• PROBLEM TO SOLVE
From the listing below, pull out all lines with "kernels" in them.

== RECORDS SHOWN ==

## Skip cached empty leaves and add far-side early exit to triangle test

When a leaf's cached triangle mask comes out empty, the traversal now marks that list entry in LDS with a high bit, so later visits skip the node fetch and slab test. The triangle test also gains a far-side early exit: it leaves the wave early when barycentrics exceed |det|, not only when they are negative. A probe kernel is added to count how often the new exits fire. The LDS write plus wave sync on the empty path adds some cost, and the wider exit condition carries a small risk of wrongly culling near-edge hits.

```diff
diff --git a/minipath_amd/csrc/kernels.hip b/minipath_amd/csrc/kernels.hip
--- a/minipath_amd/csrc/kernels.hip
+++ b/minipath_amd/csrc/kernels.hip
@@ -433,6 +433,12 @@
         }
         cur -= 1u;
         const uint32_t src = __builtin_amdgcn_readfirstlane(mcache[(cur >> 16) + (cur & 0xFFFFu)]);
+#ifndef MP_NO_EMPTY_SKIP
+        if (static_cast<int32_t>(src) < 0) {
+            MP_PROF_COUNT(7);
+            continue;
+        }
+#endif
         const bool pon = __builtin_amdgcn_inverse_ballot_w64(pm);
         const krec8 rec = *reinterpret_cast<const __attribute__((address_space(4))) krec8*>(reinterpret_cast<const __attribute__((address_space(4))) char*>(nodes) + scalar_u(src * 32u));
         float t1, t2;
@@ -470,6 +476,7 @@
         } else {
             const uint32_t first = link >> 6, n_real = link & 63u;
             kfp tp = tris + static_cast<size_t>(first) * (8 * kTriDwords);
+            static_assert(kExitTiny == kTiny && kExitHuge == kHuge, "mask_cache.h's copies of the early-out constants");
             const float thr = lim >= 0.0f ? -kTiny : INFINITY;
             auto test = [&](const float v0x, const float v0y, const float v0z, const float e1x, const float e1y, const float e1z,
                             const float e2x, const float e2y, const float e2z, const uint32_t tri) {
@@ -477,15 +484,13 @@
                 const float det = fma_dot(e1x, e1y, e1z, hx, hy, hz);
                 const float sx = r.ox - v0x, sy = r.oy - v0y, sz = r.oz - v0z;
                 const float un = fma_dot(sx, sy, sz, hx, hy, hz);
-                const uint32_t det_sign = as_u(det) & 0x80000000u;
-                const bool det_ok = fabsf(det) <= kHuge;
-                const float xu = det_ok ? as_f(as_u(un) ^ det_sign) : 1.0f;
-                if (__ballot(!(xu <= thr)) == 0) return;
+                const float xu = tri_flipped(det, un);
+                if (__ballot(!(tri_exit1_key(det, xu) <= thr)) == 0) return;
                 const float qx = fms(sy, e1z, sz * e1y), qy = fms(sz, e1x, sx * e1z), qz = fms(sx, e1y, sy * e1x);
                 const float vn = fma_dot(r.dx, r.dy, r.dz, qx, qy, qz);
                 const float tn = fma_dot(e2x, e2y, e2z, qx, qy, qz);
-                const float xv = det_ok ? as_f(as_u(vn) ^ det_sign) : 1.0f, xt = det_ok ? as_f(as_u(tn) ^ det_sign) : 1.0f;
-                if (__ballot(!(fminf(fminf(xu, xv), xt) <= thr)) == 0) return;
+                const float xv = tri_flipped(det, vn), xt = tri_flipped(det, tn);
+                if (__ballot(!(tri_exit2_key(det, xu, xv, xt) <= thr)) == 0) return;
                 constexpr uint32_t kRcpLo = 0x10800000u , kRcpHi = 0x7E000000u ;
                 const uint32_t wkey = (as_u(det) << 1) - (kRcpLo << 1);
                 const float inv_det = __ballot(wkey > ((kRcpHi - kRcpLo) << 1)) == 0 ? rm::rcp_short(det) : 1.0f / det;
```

===
== RECORDS SHOWN ==

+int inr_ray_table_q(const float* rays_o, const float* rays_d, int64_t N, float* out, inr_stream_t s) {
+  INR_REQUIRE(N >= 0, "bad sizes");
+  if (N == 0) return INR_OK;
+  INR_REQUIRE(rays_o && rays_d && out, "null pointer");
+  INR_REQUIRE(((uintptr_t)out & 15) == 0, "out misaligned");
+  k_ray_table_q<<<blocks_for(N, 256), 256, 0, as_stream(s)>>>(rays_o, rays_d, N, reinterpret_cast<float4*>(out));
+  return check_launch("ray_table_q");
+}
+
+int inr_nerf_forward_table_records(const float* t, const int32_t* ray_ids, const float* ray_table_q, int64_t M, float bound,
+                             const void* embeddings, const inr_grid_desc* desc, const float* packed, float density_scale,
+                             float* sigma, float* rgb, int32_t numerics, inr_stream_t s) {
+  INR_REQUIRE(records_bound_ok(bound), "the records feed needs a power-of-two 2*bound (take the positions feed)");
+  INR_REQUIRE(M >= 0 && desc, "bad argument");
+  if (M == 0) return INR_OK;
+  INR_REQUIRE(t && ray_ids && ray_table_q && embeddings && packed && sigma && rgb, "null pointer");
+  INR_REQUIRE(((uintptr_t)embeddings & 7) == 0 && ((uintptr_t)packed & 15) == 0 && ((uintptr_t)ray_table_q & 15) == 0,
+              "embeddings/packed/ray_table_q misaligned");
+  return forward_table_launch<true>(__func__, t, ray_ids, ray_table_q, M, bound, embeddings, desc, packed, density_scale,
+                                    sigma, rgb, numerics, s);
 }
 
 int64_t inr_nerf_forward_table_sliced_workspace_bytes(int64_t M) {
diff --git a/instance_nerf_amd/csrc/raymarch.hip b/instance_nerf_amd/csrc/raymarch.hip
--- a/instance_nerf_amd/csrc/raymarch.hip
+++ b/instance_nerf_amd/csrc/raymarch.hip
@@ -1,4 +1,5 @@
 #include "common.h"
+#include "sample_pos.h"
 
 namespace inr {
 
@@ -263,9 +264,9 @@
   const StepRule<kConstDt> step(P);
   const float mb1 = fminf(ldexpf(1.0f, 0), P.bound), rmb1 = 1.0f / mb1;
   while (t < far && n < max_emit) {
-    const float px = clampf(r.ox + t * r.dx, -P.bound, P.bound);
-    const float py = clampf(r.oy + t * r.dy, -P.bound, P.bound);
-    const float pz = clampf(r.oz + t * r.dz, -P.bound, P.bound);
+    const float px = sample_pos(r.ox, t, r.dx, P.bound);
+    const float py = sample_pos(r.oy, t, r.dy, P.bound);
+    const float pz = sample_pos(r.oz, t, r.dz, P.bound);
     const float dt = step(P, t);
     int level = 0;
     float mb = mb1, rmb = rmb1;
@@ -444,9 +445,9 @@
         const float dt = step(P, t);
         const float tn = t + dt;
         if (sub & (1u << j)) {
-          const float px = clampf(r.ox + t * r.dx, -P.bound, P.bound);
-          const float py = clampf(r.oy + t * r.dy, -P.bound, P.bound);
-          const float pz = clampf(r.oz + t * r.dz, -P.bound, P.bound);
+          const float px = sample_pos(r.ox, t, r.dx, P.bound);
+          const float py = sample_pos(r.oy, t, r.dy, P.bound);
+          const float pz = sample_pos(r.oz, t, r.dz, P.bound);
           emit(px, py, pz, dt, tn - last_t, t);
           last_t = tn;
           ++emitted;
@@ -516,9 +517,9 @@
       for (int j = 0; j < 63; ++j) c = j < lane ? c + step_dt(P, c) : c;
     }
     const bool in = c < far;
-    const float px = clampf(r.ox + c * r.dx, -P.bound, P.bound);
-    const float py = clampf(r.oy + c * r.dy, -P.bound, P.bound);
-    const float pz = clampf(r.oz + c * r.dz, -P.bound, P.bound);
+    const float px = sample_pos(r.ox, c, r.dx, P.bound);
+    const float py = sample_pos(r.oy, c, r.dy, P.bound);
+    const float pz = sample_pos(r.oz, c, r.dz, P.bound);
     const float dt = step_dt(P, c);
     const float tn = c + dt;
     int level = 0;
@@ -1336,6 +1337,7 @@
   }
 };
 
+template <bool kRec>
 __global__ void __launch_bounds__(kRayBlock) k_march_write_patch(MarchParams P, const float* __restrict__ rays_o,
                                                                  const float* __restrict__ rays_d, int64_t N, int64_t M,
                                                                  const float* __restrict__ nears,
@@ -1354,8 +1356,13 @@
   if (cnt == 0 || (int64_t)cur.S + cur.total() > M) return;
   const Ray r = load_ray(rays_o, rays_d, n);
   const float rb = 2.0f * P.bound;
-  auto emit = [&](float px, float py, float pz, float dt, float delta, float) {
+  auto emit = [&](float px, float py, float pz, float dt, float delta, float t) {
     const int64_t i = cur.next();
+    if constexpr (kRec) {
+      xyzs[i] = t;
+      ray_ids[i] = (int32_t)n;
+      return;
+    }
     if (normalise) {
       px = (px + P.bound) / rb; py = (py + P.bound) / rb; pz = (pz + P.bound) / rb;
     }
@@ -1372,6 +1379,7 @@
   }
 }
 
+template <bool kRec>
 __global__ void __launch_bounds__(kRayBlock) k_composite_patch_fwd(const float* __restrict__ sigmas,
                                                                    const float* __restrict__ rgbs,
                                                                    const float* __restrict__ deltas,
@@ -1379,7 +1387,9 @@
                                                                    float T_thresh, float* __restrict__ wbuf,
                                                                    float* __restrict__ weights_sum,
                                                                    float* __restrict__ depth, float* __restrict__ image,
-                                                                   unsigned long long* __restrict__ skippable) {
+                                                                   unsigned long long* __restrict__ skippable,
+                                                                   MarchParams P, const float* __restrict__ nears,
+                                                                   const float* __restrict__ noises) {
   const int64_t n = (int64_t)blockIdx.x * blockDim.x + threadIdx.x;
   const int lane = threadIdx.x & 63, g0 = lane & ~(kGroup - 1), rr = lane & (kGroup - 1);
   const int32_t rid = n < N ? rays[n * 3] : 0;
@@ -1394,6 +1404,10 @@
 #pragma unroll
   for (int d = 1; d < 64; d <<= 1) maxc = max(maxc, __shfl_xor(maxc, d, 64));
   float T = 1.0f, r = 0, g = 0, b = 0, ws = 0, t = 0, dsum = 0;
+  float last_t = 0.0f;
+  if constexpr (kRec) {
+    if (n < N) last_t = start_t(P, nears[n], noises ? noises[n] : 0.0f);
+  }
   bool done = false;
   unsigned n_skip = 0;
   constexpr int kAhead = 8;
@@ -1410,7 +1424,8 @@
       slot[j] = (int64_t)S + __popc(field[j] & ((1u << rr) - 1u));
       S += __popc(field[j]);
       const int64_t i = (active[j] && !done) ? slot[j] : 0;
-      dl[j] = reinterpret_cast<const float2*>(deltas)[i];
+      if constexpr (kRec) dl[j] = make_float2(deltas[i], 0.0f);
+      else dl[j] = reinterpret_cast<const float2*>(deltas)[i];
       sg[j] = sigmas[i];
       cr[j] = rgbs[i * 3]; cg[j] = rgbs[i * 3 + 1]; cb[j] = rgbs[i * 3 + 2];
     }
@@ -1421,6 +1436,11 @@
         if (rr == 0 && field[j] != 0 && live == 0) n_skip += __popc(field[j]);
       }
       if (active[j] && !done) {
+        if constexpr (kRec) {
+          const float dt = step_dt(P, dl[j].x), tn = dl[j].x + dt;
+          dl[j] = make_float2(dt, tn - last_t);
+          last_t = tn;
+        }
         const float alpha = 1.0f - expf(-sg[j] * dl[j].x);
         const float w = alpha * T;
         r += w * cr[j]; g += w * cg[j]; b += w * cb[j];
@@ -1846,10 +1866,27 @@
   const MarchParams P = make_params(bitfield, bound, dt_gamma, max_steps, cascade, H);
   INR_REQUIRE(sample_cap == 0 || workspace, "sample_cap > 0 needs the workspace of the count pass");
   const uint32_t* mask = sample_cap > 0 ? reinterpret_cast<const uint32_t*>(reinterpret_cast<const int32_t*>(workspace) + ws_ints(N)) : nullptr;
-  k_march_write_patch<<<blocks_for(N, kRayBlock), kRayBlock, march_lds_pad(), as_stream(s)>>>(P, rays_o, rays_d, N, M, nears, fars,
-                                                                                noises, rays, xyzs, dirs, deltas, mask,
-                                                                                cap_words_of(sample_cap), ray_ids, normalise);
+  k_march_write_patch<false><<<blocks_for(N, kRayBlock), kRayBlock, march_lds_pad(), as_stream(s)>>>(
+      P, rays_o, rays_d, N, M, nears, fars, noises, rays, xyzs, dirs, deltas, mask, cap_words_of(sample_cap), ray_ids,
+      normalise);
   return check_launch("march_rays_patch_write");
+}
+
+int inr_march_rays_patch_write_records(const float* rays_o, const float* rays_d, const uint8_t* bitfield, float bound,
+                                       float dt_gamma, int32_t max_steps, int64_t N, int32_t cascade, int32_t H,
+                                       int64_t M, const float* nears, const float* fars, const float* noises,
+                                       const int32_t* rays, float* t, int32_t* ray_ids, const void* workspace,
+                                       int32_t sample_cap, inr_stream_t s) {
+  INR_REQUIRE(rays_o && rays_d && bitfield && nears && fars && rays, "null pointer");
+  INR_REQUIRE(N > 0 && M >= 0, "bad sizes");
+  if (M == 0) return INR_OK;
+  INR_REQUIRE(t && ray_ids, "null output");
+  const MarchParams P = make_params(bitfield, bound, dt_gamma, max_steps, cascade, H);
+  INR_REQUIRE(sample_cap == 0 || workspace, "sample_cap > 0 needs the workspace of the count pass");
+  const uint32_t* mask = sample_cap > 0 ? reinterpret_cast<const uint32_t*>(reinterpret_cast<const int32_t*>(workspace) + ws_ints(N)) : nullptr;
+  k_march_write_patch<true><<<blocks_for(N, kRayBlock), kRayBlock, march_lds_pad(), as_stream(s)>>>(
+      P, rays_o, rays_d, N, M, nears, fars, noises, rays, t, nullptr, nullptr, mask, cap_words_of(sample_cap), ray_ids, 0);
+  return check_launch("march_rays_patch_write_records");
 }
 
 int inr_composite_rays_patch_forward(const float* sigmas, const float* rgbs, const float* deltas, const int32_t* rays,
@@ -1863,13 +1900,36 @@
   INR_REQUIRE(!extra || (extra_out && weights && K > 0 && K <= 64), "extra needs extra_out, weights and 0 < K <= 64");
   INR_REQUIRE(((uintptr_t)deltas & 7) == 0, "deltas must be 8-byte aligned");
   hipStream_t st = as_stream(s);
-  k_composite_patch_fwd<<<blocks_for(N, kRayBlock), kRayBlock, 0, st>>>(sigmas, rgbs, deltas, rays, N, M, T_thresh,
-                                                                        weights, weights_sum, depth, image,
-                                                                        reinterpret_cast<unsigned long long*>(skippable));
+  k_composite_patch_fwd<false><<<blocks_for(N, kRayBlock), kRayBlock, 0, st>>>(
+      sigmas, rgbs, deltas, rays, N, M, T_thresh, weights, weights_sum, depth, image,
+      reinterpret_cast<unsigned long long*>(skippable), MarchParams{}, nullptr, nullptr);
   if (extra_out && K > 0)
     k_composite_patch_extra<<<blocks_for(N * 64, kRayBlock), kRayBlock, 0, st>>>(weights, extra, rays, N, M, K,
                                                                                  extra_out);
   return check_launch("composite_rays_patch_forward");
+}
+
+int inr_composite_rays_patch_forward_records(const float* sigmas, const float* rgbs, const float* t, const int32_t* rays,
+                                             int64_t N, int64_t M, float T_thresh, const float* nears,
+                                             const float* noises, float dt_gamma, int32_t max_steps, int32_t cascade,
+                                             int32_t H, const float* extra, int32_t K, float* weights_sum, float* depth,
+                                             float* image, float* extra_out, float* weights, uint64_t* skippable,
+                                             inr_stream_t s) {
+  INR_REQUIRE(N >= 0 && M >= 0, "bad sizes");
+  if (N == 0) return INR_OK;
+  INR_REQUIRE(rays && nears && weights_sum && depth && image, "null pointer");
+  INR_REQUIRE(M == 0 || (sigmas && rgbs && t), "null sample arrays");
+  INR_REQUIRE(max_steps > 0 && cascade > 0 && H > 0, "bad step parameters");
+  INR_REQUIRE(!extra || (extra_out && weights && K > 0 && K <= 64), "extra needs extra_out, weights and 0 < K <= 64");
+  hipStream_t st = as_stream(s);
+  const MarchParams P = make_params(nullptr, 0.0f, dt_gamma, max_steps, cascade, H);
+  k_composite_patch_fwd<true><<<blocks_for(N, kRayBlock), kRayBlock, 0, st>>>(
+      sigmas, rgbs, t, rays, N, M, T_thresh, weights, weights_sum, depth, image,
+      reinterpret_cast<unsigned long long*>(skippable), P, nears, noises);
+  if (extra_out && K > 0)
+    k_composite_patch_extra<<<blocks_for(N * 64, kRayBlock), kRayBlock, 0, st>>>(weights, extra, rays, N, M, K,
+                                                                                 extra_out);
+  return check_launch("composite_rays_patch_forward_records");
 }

===

• RESULT OF THE TASK
diff --git a/minipath_amd/csrc/kernels.hip b/minipath_amd/csrc/kernels.hip
--- a/minipath_amd/csrc/kernels.hip
+++ b/minipath_amd/csrc/kernels.hip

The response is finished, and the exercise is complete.